**Records to use**
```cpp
extern "C" int vmpc_backend_info(char *buf, size_t buflen) {
    int n = 0;
    hipError_t e = hipGetDeviceCount(&n);
    if (e != hipSuccess || n <= 0) {
        if (buf && buflen) snprintf(buf, buflen, "no HIP device (%s)", hipGetErrorString(e));
        return VMPC_E_NODEV;
    }
// ... 16 lines not shown
        snprintf(vmpc_err_buf, sizeof vmpc_err_buf, "no HIP device visible");
        return VMPC_E_NODEV;
    }
    if (device < 0 || device >= n) return VMPC_E_INVAL;
    VMPC_HIP_CHECK(hipSetDevice(device));
    vmpc_ctx *c = new vmpc_ctx();
    c->device = device;
    hipDeviceProp_t p;
    if (hipGetDeviceProperties(&p, device) == hipSuccess) {
        c->cu_count = p.multiProcessorCount;
        c->lds_optin = p.sharedMemPerBlockOptin ? p.sharedMemPerBlockOptin : p.sharedMemPerBlock;
    }
    hipError_t e = hipStreamCreateWithFlags(&c->stream, hipStreamNonBlocking);
    if (e != hipSuccess) {
        delete c;
        snprintf(vmpc_err_buf, sizeof vmpc_err_buf, "hipStreamCreate: %s", hipGetErrorString(e));
        return VMPC_E_HIP;
    }
    c->own_stream = true;
    e = hipMalloc((void **)&c->d_status, (VMPC_ST_WORDS + 16) * sizeof(uint32_t));
    if (e == hipSuccess) e = hipMemset(c->d_status, 0, (VMPC_ST_WORDS + 16) * sizeof(uint32_t));
    if (e != hipSuccess) {
        VMPC_IGNORE(hipStreamDestroy(c->stream));
        delete c;
        snprintf(vmpc_err_buf, sizeof vmpc_err_buf, "hipMalloc(status): %s", hipGetErrorString(e));
        return VMPC_E_HIP;
    }
    const char *w = getenv("VMPC_MSM_WINDOW");
    if (w) c->window_override = atoi(w);
    const char *fj = getenv("VMPC_FOLD_JUMP_DIGITS");
    if (fj && atoi(fj) == 4) c->fold_jump_digit_bits = 4;
    const char *sp = getenv("VMPC_SHORT_PATH");
    if (sp) c->short_path = atoi(sp) != 0;
    const char *bb = vmpc_getenv_experimental("VMPC_BUCKET_BLOCK");
    if (bb && atoi(bb) == 1024) c->bucket_block = 1024;
    const char *bw = vmpc_getenv_experimental("VMPC_BUCKET_WGS_PER_CU");
    if (bw && atoi(bw) >= 0) c->bucket_wgs_per_cu = atoi(bw);
    const char *sf = vmpc_getenv_experimental("VMPC_SORT_FINE_BITS");
    if (sf && atoi(sf) >= 0) c->sort_fine_bits = atoi(sf);
    const char *rc = vmpc_getenv_experimental("VMPC_REDUCE_MAX_CHUNKS");
    if (rc && atoi(rc) >= 256 && atoi(rc) <= 32768) c->reduce_max_chunks = atoi(rc);
    const char *ro = vmpc_getenv_experimental("VMPC_REDUCE_CHUNKS");
    if (ro && atoi(ro) >= 64 && atoi(ro) <= 32768 && (atoi(ro) & (atoi(ro) - 1)) == 0) c->reduce_chunks_override = atoi(ro);
    const char *rt = vmpc_getenv_experimental("VMPC_REDUCE_TREE");
    if (rt) c->reduce_tree = atoi(rt) != 0;
    const char *ss = vmpc_getenv_experimental("VMPC_SEG_SHIFT_MIN");
    if (ss && atoi(ss) <= 0 && atoi(ss) >= -5) c->seg_shift_min = atoi(ss);
    *out = c;
    return VMPC_OK;
}

extern "C" int vmpc_ctx_destroy(vmpc_ctx *ctx) {
    if (!ctx) return VMPC_E_INVAL;
    if (ctx->p4_pool_busy) {
        snprintf(vmpc_err_buf, sizeof vmpc_err_buf, "vmpc_ctx_destroy: a vmpc_p4 of this context is still alive");
        return VMPC_E_INVAL;
    }
    VMPC_IGNORE(hipSetDevice(ctx->device));
    VMPC_IGNORE(hipStreamSynchronize(ctx->stream));
    for (auto &s : ctx->stages)
        for (auto &pr : s.pending) {
            VMPC_IGNORE(hipEventDestroy(pr.first));
            VMPC_IGNORE(hipEventDestroy(pr.second));
        }
    for (auto e : ctx->event_pool) VMPC_IGNORE(hipEventDestroy(e));
    if (ctx->xevent) VMPC_IGNORE(hipEventDestroy(ctx->xevent));
    if (ctx->ev_sorted) VMPC_IGNORE(hipEventDestroy(ctx->ev_sorted));
    if (ctx->ev_bucketed) VMPC_IGNORE(hipEventDestroy(ctx->ev_bucketed));
// ... 431 lines not shown
```

verifiable_mpc_amd/csrc/bn256_impl.h:

```cpp
#pragma once
#include "common.h"
#include "msm_sort.h"
#include "sw256.h"
#include "bn256_curve.h"

#define BN_B2A_CANON                                                                           \
    { 0xdb6c6949u, 0x7774124bu, 0x96e598bbu, 0x5a0cdfc5u, 0x111033b1u, 0x90e7f281u, 0x1aa5abfbu,  \
      0x64984e1fu }
#define BN_B2B_CANON                                                                           \
    { 0xd6340f0au, 0x35a2de0au, 0x83455ef6u, 0x316f8daeu, 0x7026e2d0u, 0x5dd7fe12u, 0xbaa9f3ffu,  \
      0x0e5ee696u }
static const msm_modulus BN_ORDER = {{0x57ac7261u, 0x1a2ef45bu, 0xf82b3924u, 0x2e8d8e12u, 0x6184dc21u,
                                      0xaa6fecb8u, 0x4aa387f9u, 0x8fb501e3u}};

template <class C, class F>
__global__ void __launch_bounds__(MSM_BLOCK)
gk_prep(const uint32_t *__restrict__ pts, size_t n_total, uint32_t *__restrict__ entries) {
    size_t i = (size_t)blockIdx.x * blockDim.x + threadIdx.x;
    if (i >= n_total) return;
    aff<F> a = aff_load<F>(pts + (size_t)C::AFF_WORDS * i);
    C::entry_st(entries + (size_t)C::ENTRY_WORDS * i, a);
}
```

**Assignment**
All lines in the records above with "hipSuccess" need to be found and copied.

**Reply**
    if (e != hipSuccess || n <= 0) {
    if (hipGetDeviceProperties(&p, device) == hipSuccess) {
    if (e != hipSuccess) {
    if (e == hipSuccess) e = hipMemset(c->d_status, 0, (VMPC_ST_WORDS + 16) * sizeof(uint32_t));
    if (e != hipSuccess) {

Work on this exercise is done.